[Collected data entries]
((

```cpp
static void launch_solve_subs(const IpmDev& D, int sub0, int n_here, int phase, int check_status, hipStream_t st) {
  const dim3 grid(unsigned(D.B) * unsigned(D.rhs_mult > 1 ? D.rhs_mult : 1) * unsigned(n_here));
  if (size_t(D.max_sub_nt) * sizeof(double) <= 48 * 1024 && grid.x <= 512)
    hipLaunchKernelGGL((kkt_solve_kernel<true, 2>), grid, dim3(256), size_t(D.max_sub_nt) * sizeof(double), st, D.K, D.kstride, D.subs, sub0, n_here,
                       D.inst, D.rhs, (long long)D.Nt, check_status, phase, D.B);
  else if (size_t(D.max_sub_nt) * sizeof(double) <= 48 * 1024)
    hipLaunchKernelGGL(kkt_solve_kernel<true>, grid, dim3(256), size_t(D.max_sub_nt) * sizeof(double), st, D.K, D.kstride, D.subs, sub0, n_here,
                       D.inst, D.rhs, (long long)D.Nt, check_status, phase, D.B);
  else
    hipLaunchKernelGGL(kkt_solve_kernel<false>, grid, dim3(256), 0, st, D.K, D.kstride, D.subs, sub0, n_here, D.inst, D.rhs, (long long)D.Nt,
                       check_status, phase, D.B);
}
void kkt_launch_solve(const IpmDev& D, int check_status, hipStream_t st, int forward_done) {
  const unsigned VB = unsigned(D.B) * unsigned(D.rhs_mult > 1 ? D.rhs_mult : 1);
  if (D.n_l1 == 0) {
    launch_solve_subs(D, 0, 1, 0, check_status, st);
    return;
  }
  auto vec = [&](const int* dst, const int* src, int n, int mode) { kkt_launch_vec(D, VB, dst, src, n, mode, check_status, st); };
  auto gather = [&](const int* ptr, const int* src, const int* dst, int n) {
    if (!n) return;
    const unsigned blocks = unsigned(std::max(1, std::min(4096, (n + 3) / 4)));
    hipLaunchKernelGGL(kkt_gather_seq_kernel, dim3(blocks, VB), dim3(256), 0, st, D.rhs, (long long)D.Nt, ptr, src, dst, n, D.inst, check_status, D.B);
  };
  if (!(forward_done && kkt_level1_fused(D))) {
    vec(D.gap_pos, nullptr, D.n_gap, 0);
    launch_solve_subs(D, 0, D.n_l1, 1, check_status, st);
  }
  gather(D.rg_ptr, D.rg_src, D.rg_dst, D.n_rg);
  if (D.n_l2) {
    launch_solve_subs(D, D.n_l1, D.n_l2, 1, check_status, st);
    gather(D.rg2_ptr, D.rg2_src, D.rg2_dst, D.n_rg2);
  }
  launch_solve_subs(D, D.n_l1 + D.n_l2, 1, 0, check_status, st);
  if (D.n_l2) {
    vec(D.rs2_dst, D.rs2_src, D.n_rs2, 1);
    launch_solve_subs(D, D.n_l1, D.n_l2, 2, check_status, st);
  }
  vec(D.rs_dst, D.rs_src, D.n_rs, 1);
  launch_solve_subs(D, 0, D.n_l1, 2, check_status, st);
}
void ipm_launch_inertia(const IpmDev& D, hipStream_t st) {
  hipLaunchKernelGGL(ipm_inertia_kernel, dim3(unsigned((D.B + 3) / 4)), dim3(256), 0, st, D);
}

}
```

Before: 653,900.

## Fuse inter-level KKT gather/copy glue and step staging into solve kernels

After: 651,600. No clear change (-0.3%).

```diff
diff --git a/lpopc_amd/csrc/rpm_ipm.hpp b/lpopc_amd/csrc/rpm_ipm.hpp
--- a/lpopc_amd/csrc/rpm_ipm.hpp
+++ b/lpopc_amd/csrc/rpm_ipm.hpp
@@ -61,6 +61,7 @@
 
 constexpr int IPM_W = 16;
 constexpr int IPM_LONG_COLUMN = 256;
+constexpr int IPM_GLUE_LONG = 16;
 constexpr int IPM_FILL_CHUNK = 4096;
 constexpr int IPM_DENSE_SLOTS = 22, IPM_DENSE_TILE_WAVES = 7, IPM_DENSE_LDS_ROW = 18;
 constexpr int IPM_DENSE_TILES = IPM_DENSE_SLOTS * IPM_DENSE_TILE_WAVES;
@@ -112,4 +113,11 @@
 };
 IpmFusedFill ipm_fused_fill(const IpmSubList& s, const IpmFillList& fill);
 
+struct IpmGlueTables {
+  bool built = false;
+  std::vector<int> g_sub, g_ptr, g_src, g_dst, c_sub, c_dst, c_src;
+  std::vector<int> l_ptr[2], l_src[2], l_dst[2];
+};
+IpmGlueTables ipm_glue_tables(const IpmPlan& p, const IpmSubList& s);
+
 }
diff --git a/lpopc_amd/csrc/rpm_ipm_device.hpp b/lpopc_amd/csrc/rpm_ipm_device.hpp
--- a/lpopc_amd/csrc/rpm_ipm_device.hpp
+++ b/lpopc_amd/csrc/rpm_ipm_device.hpp
@@ -58,6 +58,11 @@
   long long dbg[8];
 };
 
+struct KktGlue {
+  const int *g_sub, *g_ptr, *g_src, *g_dst, *c_sub, *c_dst, *c_src;
+  int on;
+};
+
 struct IpmDev {
   int B, n, m, ns, nv, Nt, Nb, nb, b, CS, nnz_jac, nnz_h;
   long long sg, sv, kstride;
@@ -95,6 +100,11 @@
   int n_cg2, n_rg2, n_rs2;
   int n_cg_long, n_cg2_long;
   int max_sub_nt;
+  KktGlue glue;
+  const int *gl_ptr[2], *gl_src[2], *gl_dst[2];
+  int n_gl[2];
+  int fused_steps;
+  int fused_sub;
   int df_tiles;
   size_t l1_dense_lds;
   int last_dense_corner;
@@ -153,7 +163,7 @@
 int kkt_factor_dense_max_block_rows();
 hipError_t kkt_factor_dense_prepare(size_t lds_bytes);
 void kkt_launch_factor(const IpmDev& D, int tiles_per_wave, size_t lds_bytes, hipStream_t st);
-void kkt_launch_solve(const IpmDev& D, int check_status, hipStream_t st, int forward_done = 0);
+void kkt_launch_solve(const IpmDev& D, int check_status, hipStream_t st, int forward_done = 0, int* zero_cnt = nullptr, int n_zero_cnt = 0);
 int kkt_level1_fused(const IpmDev& D);
 void kkt_launch_vec(const IpmDev& D, unsigned n_rhs, const int* dst, const int* src, int n, int mode, int check_status, hipStream_t st);
 
diff --git a/lpopc_amd/csrc/rpm_ipm_solver.hip b/lpopc_amd/csrc/rpm_ipm_solver.hip
--- a/lpopc_amd/csrc/rpm_ipm_solver.hip
+++ b/lpopc_amd/csrc/rpm_ipm_solver.hip
@@ -74,6 +74,19 @@
   a.table(&D.rs2_dst, p.rs2_dst); a.table(&D.rs2_src, p.rs2_src);
   D.n_cg2 = int(p.cg2_dst.size()); D.n_rg2 = int(p.rg2_dst.size()); D.n_rs2 = int(p.rs2_dst.size());
   D.n_cg_long = p.n_cg_long; D.n_cg2_long = p.n_cg2_long;
+  const IpmGlueTables glue = ipm_glue_tables(p, s);
+  h->glue_built = glue.built;
+  if (glue.built) {
+    a.table(&D.glue.g_sub, glue.g_sub); a.table(&D.glue.g_ptr, glue.g_ptr); a.table(&D.glue.g_src, glue.g_src); a.table(&D.glue.g_dst, glue.g_dst);
+    a.table(&D.glue.c_sub, glue.c_sub); a.table(&D.glue.c_dst, glue.c_dst); a.table(&D.glue.c_src, glue.c_src);
+    for (int st = 0; st < 2; ++st) {
+      a.table(&D.gl_ptr[st], glue.l_ptr[st]); a.table(&D.gl_src[st], glue.l_src[st]); a.table(&D.gl_dst[st], glue.l_dst[st]);
+      D.n_gl[st] = int(glue.l_dst[st].size());
+    }
+  }
+  D.fused_sub = 1;
+  D.fused_steps = 1;
+  D.glue.on = glue.built ? 1 : 0;
   return a.rc;
 }
 
@@ -266,6 +279,11 @@
     if (value != 0.0 && !h->D.df_map) { h->err = "fused_fill: level 1 does not run on kkt_factor_dense_kernel"; return RPM_E_UNSUPPORTED; }
     h->D.df_on = value != 0.0;
   }
+  else if (k == "fused_substitution") {
+    h->D.fused_sub = value == 1.0 || value == 3.0;
+    h->D.fused_steps = value == 1.0 || value == 2.0;
+    h->D.glue.on = h->D.fused_sub && h->glue_built;
+  }
   else if (k == "trace") {
     const int cap = int(value);
     if (cap < 0 || cap > 100000) { h->err = "trace: 0 ... 100000 records"; return RPM_E_INVALID; }
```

))

- [Work to be completed]
Above are the entries; copy out every line among them that contains the word "false".

- [Solved exercise]
    hipLaunchKernelGGL(kkt_solve_kernel<false>, grid, dim3(256), 0, st, D.K, D.kstride, D.subs, sub0, n_here, D.inst, D.rhs, (long long)D.Nt,
+  bool built = false;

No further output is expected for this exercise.